A very powerful fighter, redtails are known for a sustained, line-pulling initial run and the ability to find a tangle of submerged logs at the end. Adults can grow up to 60 inches and can weigh more than 100 pounds (the IGFA world record is 113 lbs, 9 oz. caught in the Rio Negro). Found in the Amazon basin in Brazil, their seemingly endless appetite makes them easy for anglers to engage. They’re ominvores, as they feed on fish, detritus, crabs and fruit (we’ve actually caught them on pieces of watermelon!). They’ve been landed on everything anglers use, ranging from free-swimming live bait to a Wooly Bugger fly (cut bait is easiest, for practical purposes).

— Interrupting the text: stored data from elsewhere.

__global__ void bicubic_kernel(const float* __restrict__ src, float* __restrict__ dst, int ih, int iw, int oh, int ow,
                               int C, float inv_sy, float inv_sx) {
  const size_t total = (size_t)oh * ow * C;
  for (size_t i = blockIdx.x * (size_t)blockDim.x + threadIdx.x; i < total; i += (size_t)gridDim.x * blockDim.x) {
    const int c = (int)(i % C);
    const size_t p = i / C;
    const int ox = (int)(p % ow), oy = (int)(p / ow);
    const float fy = ((float)oy + 0.5f) * inv_sy - 0.5f;
    const float fx = ((float)ox + 0.5f) * inv_sx - 0.5f;
    const int iy = (int)floorf(fy), ix = (int)floorf(fx);
    float wy[4], wx[4];
    cubic_w(fy - (float)iy, wy);
    cubic_w(fx - (float)ix, wx);
    float acc = 0.f;
#pragma unroll
    for (int a = 0; a < 4; ++a) {
      int yy = iy - 1 + a;
      yy = yy < 0 ? 0 : (yy > ih - 1 ? ih - 1 : yy);
      float rowv = 0.f;
#pragma unroll
      for (int bq = 0; bq < 4; ++bq) {
        int xx = ix - 1 + bq;
        xx = xx < 0 ? 0 : (xx > iw - 1 ? iw - 1 : xx);
        rowv += wx[bq] * src[((size_t)yy * iw + xx) * C + c];
      }
      acc += wy[a] * rowv;
    }
    dst[i] = acc;
  }
}

__device__ __forceinline__ void halfpixel_coord(int o, int in, int out, int& i, float& t) {
  const long long den = 2ll * out, num = (2ll * o + 1) * in - out;
  long long q = num / den, r = num - q * den;
  if (r < 0) { r += den; --q; }
  i = (int)q;
  t = (float)r / (float)den;
}

struct PrepNorm { float mean[3], inv_std[3]; };
__global__ __launch_bounds__(256) void preprocess_kernel(const uint8_t* __restrict__ src, float* __restrict__ dst, int n, int ih, int iw,
                                                         int oh, int ow, int swap_rb, PrepNorm nm) {
  const size_t per = (size_t)oh * ow, total = per * n;
  for (size_t i = blockIdx.x * (size_t)256 + threadIdx.x; i < total; i += (size_t)gridDim.x * 256) {
    const int f = (int)(i / per);
    const size_t p = i - (size_t)f * per;
    const int ox = (int)(p % ow), oy = (int)(p / ow);
    int iy, ix;
    float ty, tx;
    halfpixel_coord(oy, ih, oh, iy, ty);
    halfpixel_coord(ox, iw, ow, ix, tx);
    float wy[4], wx[4];
    cubic_w(ty, wy);
    cubic_w(tx, wx);
    const uint8_t* img = src + (size_t)f * ih * iw * 3;
    float acc[3] = {0.f, 0.f, 0.f};
#pragma unroll
    for (int a = 0; a < 4; ++a) {
      int yy = iy - 1 + a;
      yy = yy < 0 ? 0 : (yy > ih - 1 ? ih - 1 : yy);
      float rowv[3] = {0.f, 0.f, 0.f};
#pragma unroll
      for (int bq = 0; bq < 4; ++bq) {
        int xx = ix - 1 + bq;
        xx = xx < 0 ? 0 : (xx > iw - 1 ? iw - 1 : xx);
        const uint8_t* px = img + ((size_t)yy * iw + xx) * 3;
#pragma unroll
        for (int c = 0; c < 3; ++c) rowv[c] += wx[bq] * ((float)px[c] / 255.0f);
      }
#pragma unroll
      for (int c = 0; c < 3; ++c) acc[c] += wy[a] * rowv[c];
    }
#pragma unroll
    for (int c = 0; c < 3; ++c) {
      const int sc = swap_rb ? 2 - c : c;
      dst[((size_t)f * 3 + c) * per + p] = (acc[sc] - nm.mean[c]) * nm.inv_std[c];
    }
  }
}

An entire head of a traira on a circle hook is a durable and widely accepted bait for redtails. Use an Amazon rig, configured as follows: “For Redtail Catfish, a large (14/0) circle hook haywire twisted to 12 to 18 inches of strong (120 – 220 lb. test) wire then twisted to a heavy (180 lb. test swivel. A two ounce (or heavier – as current demands) egg sinker is allowed to run freely on heavy line (50 pound or greater) braided line. This wire reinforced ‘Amazon’ rig helps keep piranha away from the actual running line and minimizes the loss of hook, line and sinker.”

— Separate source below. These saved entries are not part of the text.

__global__ __launch_bounds__(256) void k_norm_bwd_stats(float* __restrict__ dy, int ldd, const float* __restrict__ y,
                                                        int ldy, const float* __restrict__ x, int ldx, int C, Segs segs,
                                                        int nchunk, int NCH, const float* __restrict__ mean,
                                                        const float* __restrict__ invstd, int act,
                                                        float* __restrict__ partial) {
  __shared__ float4 red[2][256];
  int seg = blockIdx.y, chunk = blockIdx.x;
  int r0 = segs.off[seg] + chunk * NCH, r1 = min(segs.off[seg + 1], r0 + NCH);
  float* out = partial + ((size_t)(seg * nchunk + chunk) * 2) * C;
  const bool vec = ((C & 3) == 0) && ((ldx & 3) == 0) && ((ldd & 3) == 0) && ((ldy & 3) == 0) &&
                   ((((uintptr_t)x) & 15) == 0) && ((((uintptr_t)dy) & 15) == 0) && ((((uintptr_t)y) & 15) == 0);
  if (!vec) {
    for (int c = threadIdx.x; c < C; c += blockDim.x) {
      float s = 0.f, q = 0.f, m = mean[seg * C + c], is = invstd[seg * C + c];
      for (int r = r0; r < r1; ++r) {
        float g = dy[(size_t)r * ldd + c];
        if (act) {
          float yv = y[(size_t)r * ldy + c];
          g = (act == 1) ? (yv > 0.f ? g : 0.f) : (yv > 0.f ? g : g * (yv + 1.f));
          dy[(size_t)r * ldd + c] = g;
        }
        s += g;
        q += g * ((x[(size_t)r * ldx + c] - m) * is);
      }
      out[c] = s;
      out[C + c] = q;
    }
    return;
  }
// ... 239 lines not shown
    const bool vec0 = ((C & 3) == 0) && ((ldx & 3) == 0) && ((ldd & 3) == 0) && ((ldo & 3) == 0) && ((ldy & 3) == 0) &&
                      (((((uintptr_t)x) | ((uintptr_t)dy) | ((uintptr_t)dx) | ((uintptr_t)y) | ((uintptr_t)weight) |
                         ((uintptr_t)mean) | ((uintptr_t)invstd)) & 15) == 0);
    if (vec0 && dx != dy && ES_OPT_NORM_CB_BWD && norm_cb_ok(n, C, nseg) && seg_off[0] == 0 && seg_off[1] == n) {
      hipLaunchKernelGGL(k_norm_bwd_cb, dim3(C / 16), dim3(4 * NCB_TY), 0, st, dy, ldd, y, ldy, x, ldx, n, C, mean, invstd, weight, act,
                         dweight, dbias, dx, ldo, accumulate, (unsigned short*)dx_bf16);
      ES_CHECK_LAUNCH();
      return 0;
    }
  }
  float* sums = workspace + (size_t)nseg * nchunk * 2 * C;
  hipLaunchKernelGGL(k_norm_bwd_stats, dim3(nchunk, nseg), dim3(256), 0, st, dy, ldd, y, ldy, x,
                     ldx, C, s, nchunk, NCH, mean, invstd, act, workspace);
  hipLaunchKernelGGL(k_norm_bwd_finalize, dim3(es_cdiv(C, FCH)), dim3(FCH * FST), 0, st, workspace, C, s, nchunk, NCH, sums,
                     sums + (size_t)nseg * C, dweight, dbias);
  const bool vec = ((C & 3) == 0) && ((ldx & 3) == 0) && ((ldd & 3) == 0) && ((ldo & 3) == 0) &&
                   (((((uintptr_t)x) | ((uintptr_t)dy) | ((uintptr_t)dx) | ((uintptr_t)weight) | ((uintptr_t)mean) |
                      ((uintptr_t)invstd) | ((uintptr_t)sums)) & 15) == 0) && ((((size_t)nseg * C) & 3) == 0);
  if (vec && dx != dy) {
    int g = es_cdiv((long long)n * (C >> 2), 512);
    if (g > 8192) g = 8192;
    hipLaunchKernelGGL(k_norm_bwd_apply4, dim3(g < 1 ? 1 : g), dim3(256), 0, st, dy, ldd, x, ldx, n, C, s, mean, invstd,
                       weight, sums, sums + (size_t)nseg * C, dx, ldo, accumulate, (unsigned short*)dx_bf16);
  } else {
    int g = es_cdiv((long long)n * C, 256);
    if (g > 4096) g = 4096;
    hipLaunchKernelGGL(k_norm_bwd_apply, dim3(g), dim3(256), 0, st, dy, ldd, x, ldx, n, C, s, mean, invstd, weight,
                       sums, sums + (size_t)nseg * C, dx, ldo, accumulate);
    if (dx_bf16) return es_cast_rows_bf16(dx, ldo, n, C, dx_bf16, stream);
  }
  ES_CHECK_LAUNCH();
  return 0;
}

Set up your road according to your preferences. Try a woodchopper rod (medium-heavy baitcaster or spinner) equipped with heavy braid (50- to 65-pound test). You’ll have fun catching these guys on light tackle – they’re very durable fish that don’t tire easily.

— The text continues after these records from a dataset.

@@ -376,17 +377,21 @@
         } else if constexpr (SK::S.kind[s] == SK_P0 || SK::S.kind[s] == SK_P1) {
             const uint32_t info = ry[s];
             const char* const ir = irows + info * 32u;
-            const float4 f = *reinterpret_cast<const float4*>(ir);
-            sg0[s] = f.x;
-            sg1[s] = f.y;
-            q0[s] = f.z;
-            q1[s] = f.w;
             if constexpr (SK::S.kind[s] == K_OPP) {
+                const float4 f = *reinterpret_cast<const float4*>(ir);
                 const float2 tc = *reinterpret_cast<const float2*>(ir + 16);
                 const float x = REF ? rp_ref_draw_weight(rp_ref_seed_finish(&p.ref_info[info], tree_id), tc.x)
                                     : rp_u01(rp_node_hash_key(th, info)) * tc.x;
-                pick[s] = tc.y <= x ? 1u : 0u;
-            } else if constexpr (PRUNED) {
+                const bool e1 = tc.y <= x;
+                pick[s] = e1 ? 1u : 0u;
+                sgp[s] = e1 ? f.y : f.x;
+                qp[s] = e1 ? f.w : f.z;
+            } else {
+                const float2 f = *reinterpret_cast<const float2*>(ir);
+                sg0[s] = f.x;
+                sg1[s] = f.y;
+            }
+            if constexpr (SK::S.kind[s] == K_WALKER && PRUNED) {
                 uint32_t mask = 3u;
                 bool prune = true;
                 if (p.S == RP_SAMPLING_PLURIBUS)
@@ -427,11 +432,10 @@
                 if constexpr (ROWS && SK::S.kind[n] == SK_TERMINAL && SK::S.kind[par] == K_OPP && sk_leaf_pair<G>(par)) {
                     if constexpr (e == 1) {
                         const bool e1 = pick[ap] != 0u;
-                        const float s_0 = sg0[ap], s_1 = sg1[ap], q_0 = q0[ap], q_1 = q1[ap];
                         constexpr int sib = EX::at(sk_child<G>(par, 0));
                         const uint32_t p_0 = pay[sib], p_1 = pay[an];
-                        r = rel[ap] * (e1 ? s_1 : s_0);
-                        sm = smp[ap] * (e1 ? q_1 : q_0);
+                        r = rel[ap] * sgp[ap];
+                        sm = smp[ap] * qp[ap];
                         const float v = r / sm * rp_u2f(e1 ? p_1 : p_0);
                         acc[ap] = live[ap] ? acc[ap] + v : acc[ap];
                     }
@@ -442,8 +446,8 @@
                     sm = smp[ap];
                     if constexpr (SK::S.kind[par] == K_WALKER) r = r * (e ? sg1[ap] : sg0[ap]);
                     if constexpr (SK::S.kind[par] == K_OPP) {
-                        r = r * (e ? sg1[ap] : sg0[ap]);
-                        sm = sm * (e ? q1[ap] : q0[ap]);
+                        r = r * sgp[ap];
+                        sm = sm * qp[ap];
                     }
                 }
                 if constexpr (BOTH && n == EX::LO) {
@@ -485,8 +489,8 @@
                     if constexpr (n <= j && j <= SK::S.end[n]) {
                         constexpr int par = SK::S.parent[n];
                         if constexpr (SK::S.kind[par] == K_OPP) {
-                            cf = cf * (SK::S.edge[n] ? sg1[par] : sg0[par]);
-                            sm_ = sm_ * (SK::S.edge[n] ? q1[par] : q0[par]);
+                            cf = cf * sgp[par];
+                            sm_ = sm_ * qp[par];
                         }
                     }
                 }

Several types of water are usually productive. In a river without a lot of features, a curve will often suffice. Drop the bait into the deeper, channel side. If deep pools with eddying water are available, select these types of water. Often, piranha activity on the bait is followed quickly by a take, which may summon the redtail. In any case, the traira head is a great bait even when almost entirely denuded. Let the piranha have their way and wait for your quarry. If there is a redtail there, you’ll usually meet up within 15 minutes. If not, move on.
To succeed with this tackle, you must survive the first run. Make sure your boat is ready to move upon the hookup. The “take” is usually a no-doubter – redtails grab forcefully and move on. With an open bail (or clicker on), allow line to be taken until you’re certain the fish is moving away from you and has had a chance to engulf the bait. Point the rod tip upward, engage your reel and allow the rod to be pulled downward until it points at the fish. With resistance occurring, a redtail will usually react with a screaming run, hooking himself with the circle hook in the process. This method is highly recommended because it will unfailingly result in a safe hookset in the corner of the fish’s mouth, never in its gullet or stomach.
Depending on the size of the fish and the underwater structure, anglers with light tackle can be spooled on the first run. Make sure the boat stays with the fish and you keep a reasonable reserve of line. Don’t try to stop him with a thumb or a tightened drag – you’ll probably just break him off. Let him burn off that first blast and then you can start to fight back. The key to landing a big redtail on light tackle is to get him off the bottom. If possible, get nearly over him, but offset at an angle, and work him upwards. If you can lever him into the water column, you gain the tactical and mechanical advantage and can probably land the fish quickly. If he is able to remain on the bottom, he will seek cover or structure and even though you may have survived the difficult first run, you can still lose him to an unforgiving snag. Once at the boat, redtails can be easily lifted from the water by their heavily boned pectoral fins. He’ll talk to you the entire time you take your pictures. Put him back to fight again.
If you’re record hunting or simply want to land the highest possible percentage, a heavier rig (i.e. – an Ambassador 7000 sized reel with a stiff, short and heavy Ugly Stick rod) can be used with line up to 100 lb. test. This is enough to slow down the runs and then muscle all but the biggest redtails off the bottom, the key to landing them.